Provate a immaginare di vivere nelle tende per mesi e anni, giorno per giorno, notte per notte. Con le temperature che salgono all’inverosimile nelle ore diurne, fino a 50° C e più, per poi scendere vertiginosamente di notte dove anche nel deserto fa un freddo terribile. Che in simili condizioni i saharawi non siano incappati in un impazzimento di massa, nella dispersione del senso stesso del concetto (reale, quotidiano, non astratto e astruso) di popolo, cioè di comunità estesa che rimane unita e si riconosce nello stesso destino, ebbene, sì, è un miracolo dovuto alla straordinaria resilienza di chi non si arrende e va avanti nonostante tutto. Migliaia di saharawi vivono in esilio a Tindouf che è territorio algerino, centinaia sono detenuti nelle carceri marocchine subendo torture e intimidazioni di ogni tipo in spregio alle più elementari norme di diritto internazionale.

In queste tremende condizioni il Fronte Polisario di liberazione del Sahara sta attuando, non da oggi, una strategia di largo respiro che parte da una scolarizzazione capillare difficilmente riscontrabile in altre zone dell’area subsahariana capace di coinvolgere bambine e bambini, ragazze e ragazzi, fino alle donne di ogni età, vere colonne di una resistenza prima di tutto culturale.

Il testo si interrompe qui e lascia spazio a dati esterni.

template <int KB, bool IN_C8>
__global__ __launch_bounds__(256) void conv3x3_narrow_mfma_kernel(const float *__restrict__ x, int H, int W,
                                                                  const float *__restrict__ w,
                                                                  const float *__restrict__ bias, int relu, int nout,
                                                                  float *__restrict__ y, unsigned xbytes)
{
    extern __shared__ __attribute__((aligned(16))) float g[];
    constexpr int C = 8 * KB;
    const int b = blockIdx.y, y0 = blockIdx.x * kNarrowRows;
    const int tid = threadIdx.x, lane = tid & 63, wave = __builtin_amdgcn_readfirstlane(tid >> 6);
    const int P = (kNarrowRows + 2) * W;
    float4 bf[KB];
    {
        const int n = lane & 31, t = n / 3, o = n - 3 * t;
        const bool live = n < 9 * 3 && o < nout;
#pragma unroll
        for (int j = 0; j < KB; ++j)
            bf[j] = live ? *reinterpret_cast<const float4 *>(w + (size_t)o * 9 * C + (size_t)t * C + 8 * j + 4 * (lane >> 5))
                         : make_float4(0.f, 0.f, 0.f, 0.f);
    }
    const __amdgpu_buffer_rsrc_t rx = __builtin_amdgcn_make_buffer_rsrc(const_cast<float *>(x), 0, (int)xbytes, 0x00020000);
    const int ntiles = (P + 31) / 32;
    for (int rt = wave; rt < ntiles; rt += 4) {
        const int pix = 32 * rt + (lane & 31);
        const int py = pix / W, gy = y0 - 1 + py;
        const bool ok = pix < P && gy >= 0 && gy < H;
        const unsigned off = !ok ? 0x80000000u
                             : IN_C8 ? (unsigned)((((size_t)b * KB * H + gy) * W + (pix - py * W)) * 8 + 4 * (lane >> 5)) * 4u
                                     : (unsigned)((((size_t)b * H + gy) * W + (pix - py * W)) * C + 4 * (lane >> 5)) * 4u;
        const unsigned kstride = IN_C8 ? (unsigned)H * (unsigned)W * 32u : 32u;
        nf32x16 acc;
#pragma unroll
        for (int e = 0; e < 16; ++e) acc[e] = 0.f;
        float4 a[KB];
#pragma unroll
        for (int j = 0; j < KB; ++j)
            a[j] = __builtin_bit_cast(float4, __builtin_amdgcn_raw_buffer_load_b128(rx, off, (unsigned)j * kstride, 0));
#pragma unroll
        for (int j = 0; j < KB; ++j) {
            acc = __builtin_amdgcn_mfma_f32_32x32x2f32(a[j].x, bf[j].x, acc, 0, 0, 0);
            acc = __builtin_amdgcn_mfma_f32_32x32x2f32(a[j].y, bf[j].y, acc, 0, 0, 0);
            acc = __builtin_amdgcn_mfma_f32_32x32x2f32(a[j].z, bf[j].z, acc, 0, 0, 0);
            acc = __builtin_amdgcn_mfma_f32_32x32x2f32(a[j].w, bf[j].w, acc, 0, 0, 0);
        }
        const int n = lane & 31;
        if (n < 27) {
#pragma unroll
            for (int e = 0; e < 16; ++e) {
                const int pr = 32 * rt + (e & 3) + 8 * (e >> 2) + 4 * (lane >> 5);
                if (pr < P) g[pr * 27 + n] = acc[e];
            }
        }
    }
    __syncthreads();
    const int nrows = min(kNarrowRows, H - y0);
    for (int i = tid; i < nrows * W; i += 256) {
        const int r = i / W, xx = i - r * W;
        float out[3] = {0.f, 0.f, 0.f};
#pragma unroll
        for (int ky = 0; ky < 3; ++ky)
#pragma unroll
            for (int kx = 0; kx < 3; ++kx) {
                const int sx = xx + kx - 1;
                if (sx < 0 || sx >= W) continue;
                const float *src = g + ((r + ky) * W + sx) * 27 + 3 * (ky * 3 + kx);
#pragma unroll
                for (int o = 0; o < 3; ++o) out[o] += src[o];
            }
        float *dst = y + (((size_t)b * H + y0 + r) * W + xx) * nout;
        for (int o = 0; o < nout; ++o) {
            const float v = out[o] + (bias ? bias[o] : 0.f);
            dst[o] = relu ? fmaxf(v, 0.f) : v;
        }
    }
}

}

Anche dal punto di vista sanitario si fanno cose impensabili sul lato della prevenzione e della cura, con pochissimi mezzi a disposizione. Gente fiera, i saharawi, che tiene alla propria identità culturale, una cultura essenzialmente laica, non è un caso che risulti impermeabile ai tentativi di infiltrazione della propaganda jihadista del fondamentalismo islamico che altrove sta facendo proseliti a bizzeffe.

In Italia gruppi e organizzazioni che avevano intessuto un rapporto di amicizia e solidarietà col “popolo delle tende” adesso non possono accogliere i piccoli gruppi di persone bisognose di essere curate; sono interdetti i viaggi di conoscenza e amicizia reciproche. Si spera solo temporaneamente.